The irony of combatting fears of being overworked in the final months of his wife’s pregnancy by taking on even more work didn’t escape Gutierrez and Yuan. But Gutierrez invited longtime close friend Ben Mullinkosson to direct the project with him, and, after a rapid pre-production, they began shooting Serious People, a hilarious L.A. music video scene satire that’s also an unexpectedly tender relationship story. Gutierrez and Sanchez play themselves, as does Yuan, and Miguel Huerta is the doppelganger, whose ego-fueled, cluelessly misguided attempts to play director (“This entire production is going to be a fucking movie—cinematic style,” he repeats to anyone in earshot) threaten to torpedo the directors’ careers on the eve of shooting a big Drake video. Scenes play out in long takes, giving the film a doc-like feel, and the framing is appealingly eccentric and receptive to unexpected elements intruding from the corners of the frame.

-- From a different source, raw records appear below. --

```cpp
struct Traj {
  int B, N, NV, check_every, hard_cap;
  bool guarded, lead, prof, invariant;
  const FigSpec* spec;
  FreeSweep sweep;
  const double* p;
  double *x, *f, *kkt;
  int *iters, *status;
  int launched, compactions;
  size_t ne;
};
static FreeSweep free_sweep(oh_handle* h, const int nb, const bool start = false) {
  const int N = h->desc.ndof, nK = h->desc.T - h->P.t0;
  FreeSweep sw = FREE_SERIAL;
  if (!h->P.lock && batch_invariant(h) == 0.0 && nb <= h->sch.free_pcr_max && nK <= 128 && (N == 6 || N == 7)) {
    if (N == 7 && (int)optv(h, "free_bb") != 0) sw = FREE_BB;
    else sw = (nb <= (int)optv(h, "free_cp_max") && nK <= 64) ? FREE_CP : FREE_PCR;
  }
// ... 13 lines not shown
}
static bool check_after(const oh_handle* h, const Traj& r, const int it, const bool tail_ok) {
  return (it + 1) % ((!tail_ok && r.check_every == 1 && h->D.B <= h->sch.sparse_check_below) ? 8 : r.check_every) == 0;
}
static int look(oh_handle* h, const bool check, int* nrun) {
  *nrun = -1;
  if (!check) return OH_OK;
  hipStream_t s = h->stream;
  HIPCHK(hipMemcpyAsync(h->h_flag, h->D.n_running, sizeof(int), hipMemcpyDeviceToHost, s));
  HIPCHK(hipStreamSynchronize(s));
  *nrun = *h->h_flag;
  return OH_OK;
}
static void finalize(oh_handle* h, const Traj& r, const int only_done) {
  hipStream_t s = h->stream;
  if (r.spec && r.spec->finalize) {
    oh_launch_finalize(s, r.N, h->P, h->D, only_done, r.x, r.f, r.kkt, r.iters, r.status, 1);
    if (oh_spec_launch_finalize(*r.spec, s, h->P, h->D, only_done, r.f, r.kkt, r.iters, r.status) == hipSuccess) return;
    (void)hipGetLastError();
    oh_launch_finalize(s, r.N, h->P, h->D, only_done, r.x, r.f, r.kkt, r.iters, r.status, 2);
    return;
  }
  oh_launch_finalize(s, r.N, h->P, h->D, only_done, r.x, r.f, r.kkt, r.iters, r.status);
}
static int compact_batch(oh_handle* h, Traj& r, const int nrun, const int slot, const bool move) {
  hipStream_t s = h->stream;
  finalize(h, r, 1);
  if (r.guarded) oh_launch_guard_emit(s, h->P, h->D, h->GP, h->GB, r.NV, 1);
  oh_launch_scan_running(s, h->D, h->sch.compact_sort);
  if (move) {
// ... 15 lines not shown
    bool want = h->sch.specialize == OH_SPECIALIZE_ALWAYS || (h->sch.specialize == OH_SPECIALIZE_AUTO && r.B >= h->specialize_min_B);
    if (!want && h->sch.specialize == OH_SPECIALIZE_AUTO && !h->spec_cache_checked) {
      h->spec_cache_checked = true;
      want = oh_jit_figure8_cached(h->chain_host, h->desc.ndof);
    }
    if (want && oh_specialize(h) != OH_OK) h->spec_failed = true;
  }
  if (r.lead && (r.guarded || !h->desc.lock_orientation || h->desc.ndof != 6))
    return fail(OH_ERR_INVALID, "oh_solve_device: a parameterised lead joint is lowered for the orientation-locked family with 6 optimised joints, "
                                "without inequality rows");
  if (!r.guarded) h->D.fpsi = nullptr;
  else if (const int rc = ensure_guards(h)) return rc;
  r.sweep = free_sweep(h, r.B, true);
  r.NV = (r.guarded && h->GP.vel) ? 2 * r.N : 0;
  r.spec = spec_applies(h) ? h->spec : nullptr;
  r.check_every = optv(h, "check_every") >= 1.0 ? (int)optv(h, "check_every") : 1;
  r.hard_cap = 2 * h->desc.max_iter + 2 + 40 + 64;
  hipStream_t s = h->stream;
  if (r.prof) {
    const size_t need = 4 * (size_t)(2 * h->desc.max_iter + 44) + 64;
    while (h->prof_events.size() < need) {
      hipEvent_t e;
      HIPCHK(hipEventCreate(&e));
      h->prof_events.push_back(e);
    }
  }
  HIPCHK(hipEventRecord(h->ev0, s));
  HIPCHK(hipMemsetAsync(h->D.work, 0, 4 * sizeof(unsigned long long), s));
  if (!oh_launch_setup(s, r.N, h->P, h->D, x0, r.p)) return fail(OH_ERR_INVALID, "oh_solve_device: unsupported ndof");
  if (r.guarded) oh_launch_setup_guards(s, r.N, h->P, h->D, h->GP, h->GB, r.p);
  h->prof_tags.clear();
  return mark(h, r, 0);
}
static bool launch_tail(oh_handle* h, const Traj& r, const bool tail_vel, const int slot) {
  hipStream_t s = h->stream;
  if (tail_vel && h->spec && spec_tail_vel_applies(h)) return oh_spec_launch_tail_vel(*h->spec, s, h->P, h->D, h->GP, h->GB, slot) == hipSuccess;
  if (tail_vel) return oh_launch_tail_vel(s, r.N, h->P, h->D, h->GP, h->GB, slot);
  if (r.spec) return oh_spec_launch_tail(*r.spec, s, h->P, h->D, slot) == hipSuccess;
  return oh_launch_tail(s, r.N, h->P, h->D, slot);
}
static void launch_eval(oh_handle* h, const Traj& r, const int slot, const int part) {
  if (!r.spec) oh_launch_eval(h->stream, r.N, h->P, h->D, slot, part);
  else oh_spec_launch_eval(*r.spec, h->stream, h->P, h->D, slot, part);
}
// ... 122 lines not shown
    if (nrun == 0) break;
    if (nrun > 0 && h->sch.compaction && D.B >= 512 && (double)nrun <= h->sch.compact_frac_restart * (double)D.B) {
      if (const int rc = compact_batch(h, r, nrun, (it + 1) & 1, false)) return rc;
      sweep = free_sweep(h, D.B);
      h->free_sweeps_used |= 1 << (int)sweep;
      if (const int rc = mark(h, r, 0)) return rc;
    }
  }
  return OH_OK;
}
static int traj_epilogue(oh_handle* h, Traj& r) {
  hipStream_t s = h->stream;
  finalize(h, r, 0);
  if (r.guarded) oh_launch_guard_emit(s, h->P, h->D, h->GP, h->GB, r.NV, 0);
  h->D.B = r.B;
  if (r.guarded) oh_launch_guard_infeasible(s, r.N, h->P, h->D, h->GP, r.p, r.B, r.kkt, r.status);
  if (const int frc = finish_solve(h, r.launched)) return frc;
  unsigned long long work[3] = {0, 0, 0};
  HIPCHK(hipMemcpyAsync(work, h->D.work, sizeof(work), hipMemcpyDeviceToHost, s));
  HIPCHK(hipStreamSynchronize(s));
  h->timing[6] = (double)work[0];
  h->rejects = (double)work[1];
  h->tail_iters = (double)work[2];
  if (r.prof) {
    double ms[4] = {0, 0, 0, 0};
    int n[5] = {0, 0, 0, 0, 0};
    for (size_t i = 1; i < r.ne; ++i) {
      const int tag = h->prof_tags[i];
      float m = 0.f;
      if (tag) hipEventElapsedTime(&m, h->prof_events[i - 1], h->prof_events[i]);
// ... 345 lines not shown
```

Gutierrez and Mullinkosson (a documentarian whose recent work includes The Last Year of Darkness) divided up directing duties, with the former focusing on performance and the latter on visuals. Robert Altman and Ruben Östlund were guiding references, and the group’s friend circle filled out the supporting cast with scenes and conversations drawn from real life relationships. “The goal was always to have the viewer wonder where the line is drawn,” says Gutierrez. “How much of this is happening, and how much isn’t?”

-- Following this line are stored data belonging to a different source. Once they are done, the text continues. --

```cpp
int lrn_device_count(void) {
  int n = 0;
  if (hipGetDeviceCount(&n) != hipSuccess) {
    (void)hipGetLastError();
    return 0;
  }
  return n;
// ... 63 lines not shown
  if (!c || !key) return LRN_ERR_ARG;
  if (!strcmp(key, "dense_threshold")) c->opt.dense_threshold = value;
  else if (!strcmp(key, "profile")) c->profile = value != 0.0;
  else if (!strcmp(key, "t_batch")) { c->opt.t_batch = (long)value; for (auto& b : c->lmi) b.t_cap = b.p_cap = 0; }
  else if (!strcmp(key, "p_batch")) { c->opt.p_batch = (long)value; for (auto& b : c->lmi) b.t_cap = b.p_cap = 0; }
  else if (!strcmp(key, "prec_eig")) c->opt.prec_eig = (int)value;
  else if (!strcmp(key, "pivot_boost")) c->opt.pivot_boost = value;
  else if (!strcmp(key, "schur_chol")) c->opt.schur_chol = (int)value;
  else if (!strcmp(key, "schur_plan")) c->opt.schur_plan = (int)value;
  else if (!strcmp(key, "gemm3_ksplit")) c->opt.gemm3_ksplit = (int)value;
  else if (!strcmp(key, "gemm_no_skip")) c->opt.gemm_no_skip = (int)value;
  else if (!strcmp(key, "gemm_dyn_masks")) c->opt.gemm_dyn_masks = (int)value;
  else if (!strcmp(key, "gemm1_diag")) c->opt.gemm1_diag = (int)value;
  else if (!strcmp(key, "gemm_lab")) c->opt.gemm_lab = (int)value & 127;
  else if (!strcmp(key, "gemm3_sched")) c->opt.gemm3_sched = (int)value;
  else if (!strcmp(key, "gemm3_tile")) c->opt.gemm3_tile = (int)value;
  else if (!strcmp(key, "gemm3_strip")) c->opt.gemm3_strip = (int)value;
  else if (!strcmp(key, "gemm3_stagger")) c->opt.gemm3_stagger = (int)value;
  else if (!strcmp(key, "jacobi_wgs")) c->opt.jacobi_wgs = (int)value;
  else if (!strcmp(key, "jacobi_block")) c->opt.jacobi_block = (int)value;
  else if (!strcmp(key, "jacobi_inner")) c->opt.jacobi_inner = (int)value;
  else if (!strcmp(key, "pair_lanes")) c->opt.pair_lanes = (int)value;
  else if (!strcmp(key, "matvec_sparse")) c->opt.matvec_sparse = (int)value;
  else if (!strcmp(key, "prec_dense")) c->opt.prec_dense = (int)value;
  else if (!strcmp(key, "wmw_pattern_min")) c->opt.wmw_pattern_min = std::max(2, (int)value);
  else if (!strcmp(key, "profile_symv")) c->opt.profile_symv = (int)value;
  else if (!strcmp(key, "profile_ops")) c->opt.profile_ops = (int)value;
  else if (!strcmp(key, "matvec_h")) { c->opt.matvec_h = (int)value; c->hop_version = -1; }
  else if (!strcmp(key, "comm_fail_ensure")) lrn::comm_inject_ensure_failure(c);
  else if (!strcmp(key, "pcg_lookahead")) c->opt.pcg_lookahead = std::max(0, std::min(8, (int)value));
// ... 464 lines not shown
    if (flags & GEMM_KSEG_TRI) {
      int ld = 1;
      while ((long)(ld + 1) * (ld + 1) <= K) ++ld;
      g.kseg_ld = ld; g.kseg_cols = ld;
    }
  } else {
    g.sCm = 1; g.sCn = ldc; g.beta = beta;
  }
  GemmPlanInfo info;
  const int rc = gemm_plan_info(g, &info);
  const int v[6] = {info.kernel, info.tile, info.grid_x, info.grid_z, info.dyn_lds, info.slabs};
  for (int i = 0; i < 6; ++i) out6[i] = v[i];
  return rc;
}

int lrn_dbg_schur_chol_plan(int msz, int nd, int rank, int world, int64_t pcap_hint, const int* opts6, int64_t* out10, int* kb,
                            int* ke, int* weights, double* shares3) {
  if (!opts6 || !out10 || !kb || !ke || !weights || !shares3 || msz < 1 || nd < 1 || world < 1 || rank < 0 || rank >= world)
    return LRN_ERR_ARG;
  CholPlanOpts o;
  o.p_batch = opts6[0]; o.gemm3_tile = opts6[1]; o.gemm3_ksplit = opts6[2];
  o.gemm3_sched = opts6[3]; o.gemm3_strip = opts6[4]; o.gemm_no_skip = opts6[5];
  const CholPlan p = plan_chol(msz, nd, rank, world, (long)pcap_hint, o);
  const int64_t v[10] = {p.idle ? -1 : p.c0, p.idle ? -1 : p.c1, p.p_elems, p.ldp, p.P_cap, p.t160 ? 160 : 128,
                         p.ncls,             p.cls[0],           p.cls[1],  p.nslab};
  for (int i = 0; i < 10; ++i) out10[i] = v[i];
  for (int s = 0; s < p.nslab; ++s) { kb[s] = p.kb[s]; ke[s] = p.ke[s]; weights[s] = (int)p.sw.w[s]; }
  shares3[0] = p.gemm1_share; shares3[1] = p.gemm2_share; shares3[2] = p.gemm3_share;
  return LRN_OK;
}
// ... 79 lines not shown
```

### loraine.jl_amd/csrc/ctx.h

```cpp
#pragma once
#include <map>

#include "chol.h"
#include "lrn_common.h"

namespace lrn { struct Prec; struct Comm; }

struct LmiBlock {
  int msz = 0;
  long nent = 0;
  std::vector<int> sigma;
  std::vector<int> ipos;
  std::vector<long> nnz;
  int qA = 0;
  int nd = 0;
  int q_wave = 0;
  int npos_nz = 0;
  long p_cap = 0, t_cap = 0;
  lrn::DBuf ent_ptr;
  lrn::DBuf ent_r, ent_c;
  lrn::DBuf ent_v;
  lrn::DBuf Adense;
  enum DenseRoute { DENSE_SCALAR = 0, DENSE_STREAM, DENSE_TRI };
  DenseRoute dense_route = DENSE_SCALAR;
// ... 47 lines not shown

struct LrnOptions {
  double dense_threshold = -1.0;
  long t_batch = 0, p_batch = 0;
  int prec_eig = 0;
  double pivot_boost = 1e-12;
  int schur_chol = -1;
  int schur_plan = -1;
  int gemm3_ksplit = 0;
  int gemm_dyn_masks = 0;
  int gemm_lab = 0;
  int gemm1_diag = 1;
  int gemm_no_skip = 0;
  int gemm3_sched = 1;
  int gemm3_strip = 1;
  int gemm3_tile = 0;
  int gemm3_stagger = 0;
  int jacobi_inner = 0;
  int jacobi_wgs = 0;
  int jacobi_block = 0;
  int jacobi_cross = 1;
  int prepw_streams = 1;
  int lz_resident = 1;
  int eigmin_pair = 2;
  double jacobi_early = 3e-8;
  bool jacobi_warm = true;
  int shard_passes = 1;
  int prec_inv = -1;
  int nt_mode = 1;
  double ns_l0 = 2e-3;
// ... 144 lines not shown
```

### loraine.jl_amd/csrc/gemm_f64.hip

```cpp
#include "lrn_common.h"

#include <algorithm>
#include <cstdlib>
#include <map>
#include <mutex>
#include <tuple>
#include <type_traits>
#include <utility>
#include <vector>

namespace lrn {

static constexpr int BK = 16;
static constexpr int MAX_KSPLIT = 64;

struct GemmParams {
  GemmDesc d;
  int tilesM, tilesN;
  int kchunk;
  int kcols[MAX_KSPLIT + 1];
  int kcols2[MAX_KSPLIT + 1];
  const int2* tile_list;
  const int2* tile_list2;
  int n1, n2;
  int m_org = 0, n_org = 0;
};

#define MFMA_F64_ROW(lane, r) (((lane) >> 4) + 4 * (r))
#define LRN_MFMA_INPLACE(c, a, b) asm volatile("v_mfma_f64_16x16x4_f64 %0, %1, %2, %0" : "+v"(c) : "v"(a), "v"(b))
#define LRN_MFMA_DRAIN() asm volatile("s_nop 15\n\ts_nop 15\n\ts_nop 15" ::: "memory")

template <int BM, bool KC>
__device__ __forceinline__ int lds_idx(int m, int k) {
  return KC ? (m * (BK + 2) + k) : (k * (BM + 16) + m);
}

template <int BM, int BN, bool AKC, bool BKC, bool KSEG, bool EPI>
__global__ __launch_bounds__(256, 2) void gemm_f64_kernel(GemmParams p) {
  constexpr int TM = BM / 32, TN = BN / 32;
// ... 218 lines not shown
  return bkc ? gemm_f64_kernel<BT, BT, false, true, KSEG, EPI> : gemm_f64_kernel<BT, BT, false, false, KSEG, EPI>;
}
template <int BT>
static GemmFn reg_kernel(const GemmDesc& d, bool epi) {
  if (d.flags & GEMM_KSEG_TRI) return reg_kernel<BT, true, false>(d);
  return epi ? reg_kernel<BT, false, true>(d) : reg_kernel<BT, false, false>(d);
}

template <bool EPI, bool DYN>
__global__ __launch_bounds__(256, 2) void gemm_f64_lds_kernel(GemmParams p) {
  constexpr int BM = 128, BN = 128, TM = 4, TN = 4;
  constexpr int LROW = BM + 16;
  constexpr int LA = BK * LROW;
  __shared__ double lds[2 * 2 * LA];
  const GemmDesc& d = p.d;
  int tm, tn;
  {
    int bid = blockIdx.x, nwg = gridDim.x;
    int q = nwg >> 3, r = nwg & 7, xcd = bid & 7;
    int swz = (xcd < r ? xcd * (q + 1) : r * (q + 1) + (xcd - r) * q) + (bid >> 3);
    if ((d.flags & (GEMM_KFROM_N | GEMM_KFROM_M | GEMM_KTO_N | GEMM_KTO_M)) && r == 0) {
      xcd = (xcd + (int)blockIdx.z) & 7;
      swz = xcd * q + (bid >> 3);
    }
    int2 tt = p.tile_list[swz];
    tm = tt.x;
    tn = tt.y;
  }
  if (tm < 0) return;
  const int bz = blockIdx.z;
  const double* Ag = d.A + (long)bz * d.bA;
  const double* Bg = d.B + (long)bz * d.bB;
  double* __restrict__ Cg = d.C + (long)bz * d.bC;
  const int t = threadIdx.x, lane = t & 63;
  const int w = __builtin_amdgcn_readfirstlane(t >> 6);
  const int wm = w & 1, wn = w >> 1;
  const int m0 = tm * BM, n0 = tn * BN;
  const int lda = (int)d.sAk, ldb = (int)d.sBk;
  const int Me = d.M + (d.M & 1) <= lda ? d.M + (d.M & 1) : d.M;
  const int Ne = d.N + (d.N & 1) <= ldb ? d.N + (d.N & 1) : d.N;
  const unsigned bytesA = (unsigned)(((long)(d.K - 1) * lda + Me) * 8);
  const unsigned bytesB = (unsigned)(((long)(d.K - 1) * ldb + Ne) * 8);
  __amdgpu_buffer_rsrc_t ra = __builtin_amdgcn_make_buffer_rsrc((void*)Ag, 0, bytesA, 0x00020000);
  __amdgpu_buffer_rsrc_t rb = __builtin_amdgcn_make_buffer_rsrc((void*)Bg, 0, bytesB, 0x00020000);
  const int ma = m0 + 2 * lane, nb = n0 + 2 * lane;
// ... 359 lines not shown
#pragma unroll
      for (int r = 0; r < 4; ++r) {
        const int m = m0 + wm * 32 + i * 16 + MFMA_F64_ROW(lane, r);
        const int n = n0 + wn * 32 + j * 16 + fr;
        if (m < d.M && n < d.N) Cg[(long)m * d.sCm + n] = d.alpha * acc[i][j][r];
      }
  if (trace && t == 0) trace[7] = wall_clock64();
}
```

The L.A.-born Gutierrez always planned to break into longform, but when “young and starting out it was difficult to do that.” Through an engineer friend, he got hooked into the music video scene, eventually meeting Sanchez, forming Cliqua and bringing the ambition of ’90s high-concept videos shot by inspirations like Jonathan Glazer and Spike Jonze to works by artists including Rosalía and Bad Bunny. “A lot of these artists wanted to cross over and appeal to a broader, more American audience, but [with directors] who still understand who [they] are,” is how Gutierrez explains Cliqua’s appeal. Soon, their spots attracted the attention of The Weeknd, for whom they’ve now directed ten music videos. With The Weeknd committed to their collaboration, the Cliqua duo got to think even bigger: “We were creating narrative-based ideas around his albums—ideas of worlds, clubs, tunnels and purgatorial concepts.”

As for spoofing another Canadian artist—Drake, played by a double—in Serious People’s finale, Gutierrez says, “We [know] big artists who would have come in and played [the part]. But we kept saying, “It needs to be a doppelganger. The goal was to create an uncanny, ambiguous representation that would add another layer of meta-commentary to the film. We landed on Drake because he’s so big. He even hosted his own lookalike competition.”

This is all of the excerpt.